Another type of CMBS is formed by a single loan that is secured by a single property or multiple properties in a single-asset single-borrower (SASB) deal, with its risk distributed among rated tranches.
Optimistic Scenario: An immediate recession lasting two years, followed by stabilization and eventual recovery. In this scenario, the office sector would experience a 38% default rate based on market value, as well as a 5% reduction in office rents.
Stress Scenario: It predicts a more severe outcome for office properties. In this scenario, 68% of office loans would default, and there would be a 10% reduction in rent. These rent reductions would primarily occur in more stressed commercial business districts.
Source: Bloomberg, Real Capital Analytics, Trepp and AB
Newer CMBS is not necessarily better.
Investors should also take into account the timing of CMBS issuance when making investment decisions.
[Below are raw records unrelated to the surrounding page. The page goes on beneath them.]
__device__ __forceinline__ float ssilu16(float x) {
    float s = x / (1.0f + expf(-x));
    return s * 1.6666666666666667f;
}

template <int ACT, int MI, int NJ, int EPI, bool WR = false, int NWN = 2, int NWM = 2>
__global__ __launch_bounds__(64 * NWM * NWN, (MI == 4 || NWM * NWN == 8 ? 1 : 2)) void adf_gemm_f16x3_kernel(
    const float* __restrict__ A, int lda, const _Float16* __restrict__ Whi, const _Float16* __restrict__ Wlo,
    const float* __restrict__ inv_scale, const float* __restrict__ bias, float* __restrict__ C, int ldc, int Mh, int N,
    int K, int tiles_n, adf_epi ep) {
    const int M = ep.m_dev ? min(Mh, (int)*ep.m_dev) : Mh;
    static_assert(NWN == 2 || WR, "eight waves only with the register-streamed weights");
    static_assert(NWM == 2 || (NWM == 1 && WR), "one wave along M only with the register-streamed weights");
    constexpr int NT = 64 * NWM * NWN;
    constexpr int TM = 32 * MI * NWM;
    constexpr int TN = 32 * NJ * NWN;
    constexpr int NA = TM * 8 / NT;
    static_assert(TM * 8 % NT == 0, "A staging: whole float4s per thread");
    constexpr int LDS_WR = 4 * TM * HLD > NT / 64 * 6400 ? 4 * TM * HLD : NT / 64 * 6400;
    constexpr int LDS_MAIN = WR ? LDS_WR : (2 * TM + 2 * TN) * HLD;
    constexpr int LDS_REC = EPI == 1 ? NT / 64 * 2048 : 0;
    __shared__ __attribute__((aligned(16))) _Float16 lds[LDS_MAIN + LDS_REC];
    __shared__ float rinv[TM];
    _Float16* Ahi = lds;
    _Float16* Alo = Ahi + TM * HLD;
    _Float16* Bhi = Alo + TM * HLD;
    _Float16* Blo = Bhi + TN * HLD;
    const int tid = threadIdx.x;
    const int lane = tid & 63;
    const int wave = tid >> 6;
    const int wm = (wave / NWN) * (32 * MI);
    const int wn = (wave % NWN) * (32 * NJ);

    const int id = blockIdx.x;
    const int xcd = id & 7;
    const int qd = id >> 3;
    const int tile_m = (qd / tiles_n) * 8 + xcd;
    const int tile_n = qd % tiles_n;
    const int m0 = tile_m * (EPI >= 3 ? TM / 3 : TM);
    const int n0 = tile_n * TN;
    if (m0 >= M) return;
#if G16_START_DELAY
    if constexpr (NWM == 1) {
        if (qd >= 32 && qd < 64)
            for (int i = 0; i < G16_START_DELAY; ++i) __builtin_amdgcn_s_sleep(127);
    }
#endif

    unsigned int a_goff[NA];
    int a_off[NA];
    float a_rs[NA];
    auto global_row = [&](int row) -> unsigned int {
        if constexpr (EPI >= 3) {
            const int atom = m0 + (row / 96) * 32 + (row & 31), ax = (row % 96) >> 5;
            return (unsigned int)min(atom, M - 1) * 3u + ax;
        } else {
            return (unsigned int)min(m0 + row, M - 1);
        }
// ... 369 lines not shown
                const float a = acc[0][j][r] * (isc * rinv[wm + lr]), b = acc[1][j][r] * (isc * rinv[wm + 32 + lr]),
                            d = acc[2][j][r] * (isc * rinv[wm + 64 + lr]);
                T[lr * TLD2 + j * 32 + q] = sqrtf(a * a + b * b + d * d);
            }
        }
        __builtin_amdgcn_fence(__ATOMIC_RELEASE, "wavefront");
        __builtin_amdgcn_wave_barrier();
#pragma unroll
        for (int it = 0; it < 8; ++it) {
            const int lr = it * 4 + (lane >> 4), c4 = lane & 15;
            const int n = a0 + lr, c = cb + 4 * c4;
            if (n < M && c < N)
                *reinterpret_cast<float4*>(ep.cat + (size_t)n * N + c) = *reinterpret_cast<const float4*>(T + lr * TLD2 + 4 * c4);
        }
    } else {
        static_assert(EPI >= 3 || (NJ == 3 && MI == 2), "fused epilogues are written for the 64 x 96 wave tile");
        if (((EPI_ABL & 1) && EPI == 1) || ((EPI_ABL & 2) && EPI == 2)) {
            float sacc = 0.f;
            for (int i = 0; i < MI; ++i) for (int j = 0; j < NJ; ++j) for (int r = 0; r < 16; ++r) sacc += acc[i][j][r];
            if (ep.H < 0) ep.x[0] = sacc;
            return;
        }
        const int q = lane & 31;
        const int g = (n0 + wn) / 96;
        const int H = ep.H;
        const float b0 = bias[n0 + wn + q], b1 = bias[n0 + wn + 32 + q], b2 = bias[n0 + wn + 64 + q];
        __syncthreads();
        float* T = reinterpret_cast<float*>(lds) + wave * 3200;
#pragma unroll
        for (int i = 0; i < MI; ++i) {
#pragma unroll
// ... 109 lines not shown
                        for (int ax = 0; ax < 3; ++ax) {
                            float4 t = tv[it][ax];
                            const float4 v1 = w1[it][ax];
                            t.x += p2.x * v1.x; t.y += p2.y * v1.y; t.z += p2.z * v1.z; t.w += p2.w * v1.w;
                            EPI2_ST(rv, vr + ax * H, ep.vec, t);
                        }
                    }
#undef EPI2_ST
                }
            }
            __builtin_amdgcn_wave_barrier();
        }
    }
}

__global__ __launch_bounds__(256) void adf_rowmag_kernel(const float* __restrict__ A, int lda, int K1,
                                                         const float* __restrict__ A2, int K2, long long M,
                                                         float* __restrict__ mag, const int32_t* __restrict__ m_dev,
                                                         int m_mul) {
    const long long r = (long long)blockIdx.x * 4 + (threadIdx.x >> 6);
    const int lane = threadIdx.x & 63;
    if (r >= M || (m_dev && r >= (long long)*m_dev * m_mul)) return;
    float mx = 0.f;
    const float* a = A + (size_t)r * lda;
    for (int k = lane * 4; k < K1; k += 256) {
        const float4 v = *reinterpret_cast<const float4*>(a + k);
        mx = fmaxf(fmaxf(fmaxf(mx, fabsf(v.x)), fabsf(v.y)), fmaxf(fabsf(v.z), fabsf(v.w)));
    }
    if (A2) {
        const float* b = A2 + (size_t)r * lda;
// ... 100 lines not shown
        const long long cs = i >> 7;
        const int s = (int)(cs % nks), cb = (int)(cs / nks);
        const _Float16* src = (plane ? lo : hi) + (size_t)(32 * cb + (lane & 31)) * K + 16 * s + 8 * (lane >> 5);
        out[i] = *reinterpret_cast<const half8*>(src);
    }
}

int32_t adf_pack_frag(const adf_w16* w, int N, int K, void* out, hipStream_t s) {
    if (N % 32 || K % 16) { adf_set_error("pack_frag: N %% 32 or K %% 16"); return ADF_EINVAL; }
    hipLaunchKernelGGL(adf_pack_frag_kernel, dim3(256), dim3(256), 0, s, (const _Float16*)w->hi, (const _Float16*)w->lo,
                       (half8*)out, N, K);
    ADF_HIP_CHECK(hipGetLastError());
    return ADF_OK;
}

static int32_t check_a_span(long long rows, int lda) {
    if (rows * (long long)lda * 4 >= (1ll << 32)) {
        adf_set_error("gemm16: A operand of %lld rows x %d exceeds the 32-bit offset range, split the batch", rows, lda);
        return ADF_EOOM;
    }
    return ADF_OK;
}

int32_t adf_launch_gemm16(const float* A, int lda, const adf_w16* W, const float* bias, float* C, int ldc, int M,
                          int N, int K, int act_ssilu, const adf_epi* ep_in, hipStream_t s, const adf_lift* lf,
                          const adf_tune& tune, int num_cus) {
    if (M <= 0) return ADF_OK;
    adf_epi ep = {};
    if (ep_in) ep = *ep_in;
    if (!ep.A2) ep.K1 = 0;
// ... 7 lines not shown
    const int tiles_n = (N + TN - 1) / TN;
    const int tiles_m = (M + TM - 1) / TM;
    const int tiles_m8 = (tiles_m + 7) / 8 * 8;
    dim3 grid((unsigned)(tiles_m8 * tiles_n));
    if (ep.gate && (((N | ldc | ep.gate_ld) & 3) || (((uintptr_t)C | (uintptr_t)ep.gate) & 15))) {
        adf_set_error("gemm16: the gate epilogue needs N, ldc and gate_ld multiples of 4 and 16-byte aligned C and gate");
        return ADF_EINVAL;
    }
    ADF_TRY(lift_mags(A, lda, ep.A2 ? ep.K1 : K, ep.A2, ep.A2 ? K - ep.K1 : 0, M, lf, ep.rmag, &ep.rmag, s, ep.m_dev, 1));
    if (ep.out_mag) ADF_HIP_CHECK(hipMemsetAsync(ep.out_mag, 0, sizeof(float) * (size_t)M, s));
    const int ncu = num_cus > 0 ? num_cus : 256;
    const long long wg8 = (long long)((M + 191) / 192) * (N / 256 > 0 ? N / 256 : 1);
    const bool ragged = wg8 < 4ll * ncu && wg8 % ncu != 0 && wg8 % ncu < (3 * ncu) / 10 && wg8 > ncu;
    const long long wg4 = (long long)((M + 95) / 96) * (N / 256 > 0 ? N / 256 : 1), slots4 = 2ll * ncu;
    const bool ragged4 = wg4 < 4 * slots4 && wg4 % slots4 != 0 && wg4 % slots4 < (3 * slots4) / 10 && wg4 > slots4;
    if ((tune.gemm_rows4 & 1) && tune.gemm_w8_plain && W->frag && N % 256 == 0 && (K / HK) % 2 == 0 && mi == 2 && !ragged4) {
        const int tn4 = N / 256, tmw4 = ((M + 95) / 96 + 7) / 8 * 8;
        dim3 g4((unsigned)(tmw4 * tn4));
        if (act_ssilu)
            hipLaunchKernelGGL((adf_gemm_f16x3_kernel<1, 3, 2, 0, true, 4, 1>), g4, dim3(256), 0, s, A, lda, (const _Float16*)W->frag,
                               (const _Float16*)nullptr, W->inv_scale, bias, C, ldc, M, N, K, tn4, ep);
        else
            hipLaunchKernelGGL((adf_gemm_f16x3_kernel<0, 3, 2, 0, true, 4, 1>), g4, dim3(256), 0, s, A, lda, (const _Float16*)W->frag,
                               (const _Float16*)nullptr, W->inv_scale, bias, C, ldc, M, N, K, tn4, ep);
        ADF_HIP_CHECK(hipGetLastError());
        return ADF_OK;
    }
    if (!(tune.gemm_rows4 & 1) && tune.gemm_w8_plain && W->frag && N % 256 == 0 && (K / HK) % 2 == 0 && mi == 2 && !ragged) {
        const int tn8 = N / 256, tmw8 = ((M + 191) / 192 + 7) / 8 * 8;
        dim3 g8((unsigned)(tmw8 * tn8));
// ... 37 lines not shown
    if (tune.gemm_w8 && W->frag && N % 256 == 0 && (K / HK) % 2 == 0) {
        hipLaunchKernelGGL((adf_gemm_f16x3_kernel<0, 3, 2, 4, true, 4>), dim3((unsigned)(tm8 * (N / 256))), dim3(512), 0, s, A, lda,
                           (const _Float16*)W->frag, (const _Float16*)nullptr, W->inv_scale, (const float*)nullptr,
                           (float*)nullptr, 0, M, N, K, N / 256, ep);
        ADF_HIP_CHECK(hipGetLastError());
        return ADF_OK;
    }
    hipLaunchKernelGGL((adf_gemm_f16x3_kernel<0, 3, 2, 4>), dim3((unsigned)(tm8 * tn)), dim3(256), 0, s, A, lda,
                       (const _Float16*)W->hi, (const _Float16*)W->lo, W->inv_scale, (const float*)nullptr,
                       (float*)nullptr, 0, M, N, K, tn, ep);
    ADF_HIP_CHECK(hipGetLastError());
    return ADF_OK;
}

Older CMBS vintages, particularly those issued from 2014 to 2018, have been positively impacted by property value growth and increased credit enhancements.
However, newer-vintage bonds have higher exposure to distressed office properties and are harder to refinance. Additionally, these bonds have seen little to no appreciation in underlying property values. Therefore, investors who are considering investing in more recent CMBS should focus on investing in the highest-quality tranches.